_What the task asks:_ What lines of the data hold the string "nall"? Pull each one out.

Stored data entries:
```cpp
static Options read_env_options() {
    Options o;
    for (const OptField& f : kOptFields) {
        const char* e = getenv(f.env);
        if (e) o.*(f.f) = atoi(e);
    }
    return o;
}

Options& options() {
    static Options o = read_env_options();
    return o;
}

namespace {
struct KtPending {
    const char* name;
    hipEvent_t a, b;
};
struct KtSum {
    std::string name;
    double ms = 0.0;
    int64_t count = 0;
};
std::mutex g_kt_mu;
// ... 801 lines not shown
```

Measured before the change: 151,500 Mrows/s.

## Add per-wave dynamic tile claiming with segmented atomic counters in fast groupby

Replaces the static grid-stride tile assignment in the fast groupby kernel with per-wavefront dynamic work claiming. 64 segmented atomic counters hand out chunks of 64-row-wide tiles, and a wave that drains its segment steals from the segment with the most work left. The grid is sized to the resident capacity instead of several rounds. The aim is to remove tail imbalance between workgroups and waves on a bandwidth-bound scan, at the cost of atomics, a wave-wide steal search, and narrower per-wave tiles that could hurt coalescing.

Result: faster. 156,100 Mrows/s (median of 6 runs) (+3.1%).

```diff
diff --git a/polaroid_amd/csrc/groupby.hip b/polaroid_amd/csrc/groupby.hip
--- a/polaroid_amd/csrc/groupby.hip
+++ b/polaroid_amd/csrc/groupby.hip
@@ -678,7 +678,10 @@
     return e - 1075 - (kSumWindowBits - 53);
 }
 
-__global__ void gb_init_table_kernel(uint64_t* gtab, int64_t words_per_field, int nfields, uint64_t min_init_mask) {
+__global__ void gb_init_table_kernel(uint64_t* gtab, int64_t words_per_field, int nfields, uint64_t min_init_mask,
+                                     uint32_t* claim) {
+    if (blockIdx.x == 0 && claim)
+        for (int i = threadIdx.x; i < kClaimSegs * kClaimStride; i += blockDim.x) claim[i] = 0u;
     for (int f = 0; f < nfields; ++f) {
         const uint64_t v = f == 0 ? kEmptyKey : (((min_init_mask >> f) & 1ull) ? ~0ull : 0ull);
         uint64_t* q = gtab + (int64_t)f * words_per_field;
@@ -1531,6 +1534,7 @@
     DevBuf<uint64_t> status;
     int32_t* bottoms = nullptr;
     DevBuf<uint64_t> gtab;
+    DevBuf<uint32_t> claim;
     uint64_t st[ST_WORDS];
     int32_t hb[kMaxAcc];
     int gbits = 10;
@@ -2397,7 +2401,9 @@
     if (rc) return rc;
     p.gtab = R.gtab;
     const int ig = (int)std::min<int64_t>((int64_t)(wpf + 255) / 256, 256 * 8);
-    gb_init_table_kernel<<<ig, 256, 0, R.s>>>(R.gtab, (int64_t)wpf, p.nfields, p.min_init_mask);
+    if (R.claim == nullptr && (rc = R.claim.alloc((size_t)kClaimSegs * kClaimStride * 4, R.s))) return rc;
+    p.claim = R.claim;
+    gb_init_table_kernel<<<ig, 256, 0, R.s>>>(R.gtab, (int64_t)wpf, p.nfields, p.min_init_mask, p.claim);
     PLGPU_HIP(hipMemsetAsync(R.status, 0, 6 * 8, R.s));
     PLGPU_HIP(hipMemsetAsync(R.status + ST_MAXEX, 0, (ST_WORDS - ST_MAXEX) * 8, R.s));
     PLGPU_HIP(hipGetLastError());
diff --git a/polaroid_amd/csrc/groupby_kernels.hpp b/polaroid_amd/csrc/groupby_kernels.hpp
--- a/polaroid_amd/csrc/groupby_kernels.hpp
+++ b/polaroid_amd/csrc/groupby_kernels.hpp
@@ -31,6 +31,9 @@
 constexpr int kGridRounds = 8;
 constexpr int kHeadroomBinades = 8;
 constexpr int64_t kMaxRowsPerWg = int64_t(1) << 22;
+constexpr int kClaimSegs = 64;
+constexpr int kClaimChunk = 8;
+constexpr int kClaimStride = 32;
 constexpr int kPlanSamples = 65536;
 constexpr int kPlanSetSlots = 4096;
 constexpr int kPlanSetWord = 32;
@@ -136,6 +139,13 @@
     int32_t wave_report;
     int32_t has_null_key;
     int64_t null_key;
+    uint32_t* claim;
+    int32_t claim_segs;
+    int32_t claim_chunk;
+    int32_t claim_cap;
+    int32_t _pad3;
+    int64_t claim_seg_units;
+    int64_t claim_units;
 };
 
 enum : uint32_t {
@@ -812,8 +822,8 @@
     uint32_t nr[NUL ? (ROWS + 1) / 2 : 1][NUL ? (NACC > 0 ? NACC : 1) + 2 : 1];
 };
 
-__device__ __forceinline__ int64_t fast_row(int64_t t, int T, int rows, int j) {
-    return t * (int64_t)T * rows + (int64_t)(j >> 1) * 2 * T + 2 * threadIdx.x + (j & 1);
+__device__ __forceinline__ int64_t fast_row(int64_t base, int W, int i, int j) {
+    return base + (int64_t)(j >> 1) * 2 * W + 2 * i + (j & 1);
 }
 
 typedef unsigned long long u64x2_t __attribute__((ext_vector_type(2)));
@@ -825,13 +835,12 @@
 }
 
 template <int NACC, int PRED, int ROWS, bool DERIV, int PACK, bool NUL = false>
-__device__ __forceinline__ void fast_load_tail(const GbParams& p, int64_t t,
+__device__ __forceinline__ void fast_load_tail(const GbParams& p, int64_t base, int W, int i,
                                                FastTile<NACC, ROWS, DERIV, PACK, NUL>& x) {
-    const int T = blockDim.x;
     const uint64_t* kp = (const uint64_t*)p.key.values + p.key.offset;
 #pragma unroll
     for (int j = 0; j < ROWS; ++j) {
-        const int64_t r = fast_row(t, T, ROWS, j);
+        const int64_t r = fast_row(base, W, i, j);
         const bool in = r < p.n;
         if (PACK == 2) {
             const int64_t* o = (const int64_t*)p.kp.c[0].values + p.kp.c[0].offset;
@@ -857,13 +866,12 @@
 typedef unsigned int u32x2_t __attribute__((ext_vector_type(2)));
 
 template <int NACC, int PRED, int ROWS, bool NT, bool DERIV, int PACK, bool NUL = false>
-__device__ __forceinline__ void fast_load(const GbParams& p, int64_t t, FastTile<NACC, ROWS, DERIV, PACK, NUL>& x,
-                                          int64_t rbase = 0, int64_t rmax = -1) {
-    const int T = blockDim.x;
+__device__ __forceinline__ void fast_load(const GbParams& p, int64_t base, int W, int i,
+                                          FastTile<NACC, ROWS, DERIV, PACK, NUL>& x, int64_t rmax = -1) {
     const uint64_t* kp = (const uint64_t*)p.key.values + p.key.offset;
 #pragma unroll
     for (int q = 0; q < ROWS / 2; ++q) {
-        int64_t r = rbase + fast_row(t, T, ROWS, 2 * q);
+        int64_t r = fast_row(base, W, i, 2 * q);
         if (rmax >= 0) r = r < rmax ? r : rmax;
         if (PACK == 2) {
             const int64_t* o = (const int64_t*)p.kp.c[0].values + p.kp.c[0].offset + r;
@@ -941,13 +949,12 @@
 }
 
 template <int NACC, int PRED, int ROWS, bool PART, bool DERIV, int PACK, bool NUL>
-__device__ __forceinline__ void fast_nulls(const GbParams& p, int64_t t, FastTile<NACC, ROWS, DERIV, PACK, NUL>& x,
-                                           int64_t rbase, int64_t rmax, bool full) {
+__device__ __forceinline__ void fast_nulls(const GbParams& p, int64_t base, int W, int i,
+                                           FastTile<NACC, ROWS, DERIV, PACK, NUL>& x, int64_t rmax, bool full) {
     if constexpr (NUL) {
-        const int T = blockDim.x;
 #pragma unroll
         for (int q = 0; q < ROWS / 2; ++q) {
-            int64_t r = rbase + fast_row(t, T, ROWS, 2 * q);
+            int64_t r = fast_row(base, W, i, 2 * q);
             if (rmax >= 0) r = r < rmax ? r : rmax;
             if (PART) {
                 x.nr[q][0] = p.part_nulls ? __builtin_nontemporal_load((const uint16_t*)(p.part_nulls + r)) : 0u;
@@ -971,18 +978,16 @@
 }
 
 template <int NACC, int PRED, int ROWS, bool PART, bool DERIV, int PACK, bool NUL>
-__device__ __forceinline__ void fast_nulls_finish(const GbParams& p, int64_t t,
-                                                  FastTile<NACC, ROWS, DERIV, PACK, NUL>& x, int64_t rbase,
-                                                  int64_t rmax) {
+__device__ __forceinline__ void fast_nulls_finish(const GbParams& p, int64_t base, int W, int i,
+                                                  FastTile<NACC, ROWS, DERIV, PACK, NUL>& x, int64_t rmax) {
     if constexpr (NUL) {
-        const int T = blockDim.x;
 #pragma unroll
         for (int q = 0; q < ROWS / 2; ++q) {
             if (PART) {
                 x.nv[q] = x.nr[q][0];
                 continue;
             }
-            int64_t r = rbase + fast_row(t, T, ROWS, 2 * q);
+            int64_t r = fast_row(base, W, i, 2 * q);
             if (rmax >= 0) r = r < rmax ? r : rmax;
             auto bits = [&](const DevCol& c, uint32_t w) -> uint32_t {
                 return ~(w >> ((uint32_t)pair_bit(c, r) & 31u)) & 3u;
@@ -1085,10 +1090,68 @@
         t = blockIdx.x % p.part_blocks;
         tstep = p.part_blocks;
     }
+    const bool dyn = !PART && p.claim != nullptr;
+    const int W = dyn ? 64 : T;
+    const int wi = dyn ? (int)(threadIdx.x & 63) : (int)threadIdx.x;
+    int64_t uend = 0;
+    int32_t seg = 0, ntaken = 0;
+    uint32_t pend = 0;
+    bool has_pend = false;
+    if (dyn) {
+        ntiles = p.n_full / (64 * ROWS);
+        nall = p.claim_units;
+        seg = (int32_t)(blockIdx.x % (uint32_t)p.claim_segs);
+    }
+    auto seg_len = [&](int64_t s_) -> int64_t {
+        const int64_t l = p.claim_units - s_ * p.claim_seg_units;
+        return l < 0 ? 0 : (l < p.claim_seg_units ? l : p.claim_seg_units);
+    };
+    auto claim_issue = [&]() {
+        has_pend = ntaken + p.claim_chunk <= p.claim_cap;
+        if (has_pend && (threadIdx.x & 63) == 0)
+            pend = __hip_atomic_fetch_add(p.claim + seg * kClaimStride, (uint32_t)p.claim_chunk, __ATOMIC_RELAXED,
+                                          __HIP_MEMORY_SCOPE_AGENT);
+    };
+    auto claim_take = [&](int64_t& tn) -> bool {
+        while (has_pend) {
+            const int64_t v = (int64_t)(uint32_t)__builtin_amdgcn_readfirstlane((int)pend);
+            const int64_t len = seg_len(seg);
+            if (v < len) {
+                tn = seg * p.claim_seg_units + v;
+                uend = seg * p.claim_seg_units + (v + p.claim_chunk < len ? v + p.claim_chunk : len);
+                ntaken += p.claim_chunk;
+                has_pend = false;
+                return true;
+            }
+            const int ln = (int)(threadIdx.x & 63);
+            uint64_t left = 0;
+            if (ln < p.claim_segs) {
+                const int64_t c = (int64_t)__hip_atomic_load(p.claim + ln * kClaimStride, __ATOMIC_RELAXED,
+                                                             __HIP_MEMORY_SCOPE_AGENT);
+                const int64_t l = seg_len(ln);
+                left = l > c ? (uint64_t)(l - c) : 0ull;
+            }
+            unsigned long long best = (unsigned long long)(left << 6 | (uint64_t)ln);
+#pragma unroll
+            for (int off = 32; off > 0; off >>= 1) {
+                const unsigned long long o = __shfl_xor(best, off);
+                best = o > best ? o : best;
+            }
+            const uint32_t blo = (uint32_t)__builtin_amdgcn_readfirstlane((int)(uint32_t)best);
+            const uint32_t bhi = (uint32_t)__builtin_amdgcn_readfirstlane((int)(uint32_t)(best >> 32));
+            if ((((uint64_t)bhi << 32 | blo) >> 6) == 0) break;
+            seg = (int32_t)(blo & 63u);
+            claim_issue();
+        }
+        has_pend = false;
+        return false;
+    };
+    auto tile_base = [&](int64_t tt) -> int64_t { return rbase + tt * (int64_t)W * ROWS; };
     auto load_tile = [&](int64_t tt, FastTile<NL, ROWS, DERIV, PACK, NULLS>& x) {
-        fast_nulls<NL, PRED, ROWS, PART, DERIV, PACK, NULLS>(p, tt, x, rbase, rmax, tt < ntiles);
-        if (PART || tt < ntiles) fast_load<NL, PRED, ROWS, true, DERIV, PACK, NULLS>(p, tt, x, rbase, rmax);
-        else fast_load_tail<NL, PRED, ROWS, DERIV, PACK, NULLS>(p, tt, x);
+        const int64_t tb = tile_base(tt);
+        fast_nulls<NL, PRED, ROWS, PART, DERIV, PACK, NULLS>(p, tb, W, wi, x, rmax, tt < ntiles);
+        if (PART || tt < ntiles) fast_load<NL, PRED, ROWS, true, DERIV, PACK, NULLS>(p, tb, W, wi, x, rmax);
+        else fast_load_tail<NL, PRED, ROWS, DERIV, PACK, NULLS>(p, tb, W, wi, x);
     };
     const int pbit = p.pred_acc >= 0 ? p.pred_acc : 7;
     uint64_t kpm[kKpFast], kpx[kKpFast], kpc[kKpFast];
@@ -1212,10 +1275,16 @@
         return true;
     };
     FastTile<NL, ROWS, DERIV, PACK, NULLS> cur;
-    if (t < nall) load_tile(t, cur);
-    for (; t < nall; t += tstep) {
+    bool have = t < nall;
+    if (dyn) {
+        claim_issue();
+        have = claim_take(t);
+        if (have && t + 1 == uend) claim_issue();
+    }
+    if (have) load_tile(t, cur);
+    while (have) {
         if constexpr (!VAR) fast_share<NACC, ROWS, DERIV, PACK, NULLS>(vf0, wf0, cur);
-        fast_nulls_finish<NL, PRED, ROWS, PART, DERIV, PACK, NULLS>(p, t, cur, rbase, rmax);
+        fast_nulls_finish<NL, PRED, ROWS, PART, DERIV, PACK, NULLS>(p, tile_base(t), W, wi, cur, rmax);
         bool kout[ROWS];
         constexpr bool kstr = PACK == 2;
         if (kstr) {
@@ -1289,10 +1358,10 @@
                 if (NULLS) sel = sel && !((nrw[j] >> pbit) & 1u);
             }
             if (PART) {
-                const int64_t r = rbase + fast_row(t, T, ROWS, j);
+                const int64_t r = fast_row(tile_base(t), W, wi, j);
                 sel = r >= rlo && r < rhi;
             } else if (t >= ntiles) {
-                sel = sel && fast_row(t, T, ROWS, j) < p.n;
+                sel = sel && fast_row(tile_base(t), W, wi, j) < p.n;
             }
             if (PACK && sel && kout[j]) d.kbad = 1u;
             const bool knull = (NULLS && ((nrw[j] >> 6) & 1u)) ||
@@ -1305,11 +1374,17 @@
         for (int j = 0; j < ROWS; ++j)
             if (slot[j] == kGlobalKey && probe[j] == cur.key[j]) slot[j] = (int)h[j];
         FastTile<NL, ROWS, DERIV, PACK, NULLS> nxt;
-        const int64_t tn = t + tstep;
-        if (tn < nall) load_tile(tn, nxt);
+        int64_t tn = t + tstep;
+        bool hn = tn < nall;
+        if (dyn) {
+            tn = t + 1;
+            hn = tn < uend || claim_take(tn);
+            if (hn && tn + 1 == uend) claim_issue();
+        }
+        if (hn) load_tile(tn, nxt);
 #pragma unroll 1
         for (int j = 0; j < ROWS; ++j) {
-            const int64_t r = rbase + fast_row(t, T, ROWS, j);
+            const int64_t r = fast_row(tile_base(t), W, wi, j);
             int s = slot[0];
             if (s != kNotSelected) {
                 ++d.nsel;
@@ -1451,6 +1526,8 @@
             }
         }
         cur = nxt;
+        t = tn;
+        have = hn;
     }
     if (RACC) {
 #pragma unroll
@@ -1630,15 +1707,39 @@
     q.wave_report = options().wave_report;
     if (VAR == 2 || VAR == 3) pair_normalize(q, VAR - 2, PRED == 1);
     if (ROWS != 2) q.n_full = (pl.p.n / ((int64_t)kGbThreads * ROWS)) * kGbThreads * ROWS;
-    const int64_t need = (q.n_full + kMaxRowsPerWg - 1) / kMaxRowsPerWg;
     const int64_t useful = q.n_full / ((int64_t)kGbThreads * ROWS);
     const int64_t resident = (int64_t)num_cus() * resident_per_cu(kern, kGbThreads, lds);
-    const int64_t rounds = options().grid_rounds > 0
-                               ? options().grid_rounds
-                               : std::min<int64_t>(kGridRounds, std::max<int64_t>(1, useful / (resident * kMinTilesPerWg)));
-    int64_t g = resident * rounds;
-    if (g < need) g = need;
-    if (g > useful) g = std::max<int64_t>(1, useful);
+    const bool claimable = !pl.local && options().grid_rounds == 0;
+    const bool claimed = claimable && options().gb_claim != 0 && q.claim != nullptr;
+    int64_t g;
+    if (claimed) {
+        constexpr int64_t unit = 64 * ROWS, waves = kGbThreads / 64;
+        const int64_t cap_rows =
+            options().claim_cap_rows > 0 ? std::min<int64_t>(options().claim_cap_rows, kMaxRowsPerWg) : kMaxRowsPerWg;
+        int64_t cap = std::max<int64_t>(1, cap_rows / (waves * unit));
+        const int64_t units = q.n_full / unit + (pl.p.n - q.n_full + unit - 1) / unit;
+        const int64_t chunk = std::min<int64_t>(
+            cap, std::max<int64_t>(1, std::min<int64_t>(kClaimChunk, units / (resident * waves * 4))));
+        cap -= cap % chunk;
+        q.claim_segs = kClaimSegs;
+        q.claim_chunk = (int32_t)chunk;
+        q.claim_cap = (int32_t)cap;
+        q.claim_seg_units = ((units + kClaimSegs - 1) / kClaimSegs + chunk - 1) / chunk * chunk;
+        q.claim_units = units;
+        const int64_t need = ((units + chunk - 1) / chunk * chunk + waves * cap - 1) / (waves * cap);
+        g = std::min<int64_t>(resident, std::max<int64_t>(1, useful));
+        if (g < need) g = need;
+    } else {
+        q.claim = nullptr;
+        const int64_t need = (q.n_full + kMaxRowsPerWg - 1) / kMaxRowsPerWg;
+        const int64_t rounds =
+            options().grid_rounds > 0
+                ? options().grid_rounds
+                : std::min<int64_t>(kGridRounds, std::max<int64_t>(1, useful / (resident * kMinTilesPerWg)));
+        g = resident * rounds;
+        if (g < need) g = need;
+        if (g > useful) g = std::max<int64_t>(1, useful);
+    }
     const int grid = (int)g;
     pl.launched_grid = grid;
     pl.launched_runs = RUNS;
@@ -1652,7 +1753,8 @@
         const int64_t nall = q.n_full / tile + (pl.p.n > q.n_full ? 1 : 0);
         q.tiles_per_wg = (int32_t)((nall + grid - 1) / grid);
     }
-    KtScope kt(q.wave_report ? "gb_fast_wave_report_kernel" : "gb_fast_kernel", s);
+    KtScope kt(q.wave_report ? "gb_fast_wave_report_kernel"
+                             : (claimable && !claimed ? "gb_fast_static_kernel" : "gb_fast_kernel"), s);
     gb_fast_kernel<NACC, PRED, SUMONLY, ROWS, LIMBS, RUNS, false, DERIV, VAR, PACK, NULLS>
         <<<grid, kGbThreads, lds, s>>>(q, dp);
     return hipGetLastError();
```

_Solution to this exercise:_
+        nall = p.claim_units;
-    if (t < nall) load_tile(t, cur);
-    for (; t < nall; t += tstep) {
+    bool have = t < nall;
-        if (tn < nall) load_tile(tn, nxt);
+        bool hn = tn < nall;
         const int64_t nall = q.n_full / tile + (pl.p.n > q.n_full ? 1 : 0);
         q.tiles_per_wg = (int32_t)((nall + grid - 1) / grid);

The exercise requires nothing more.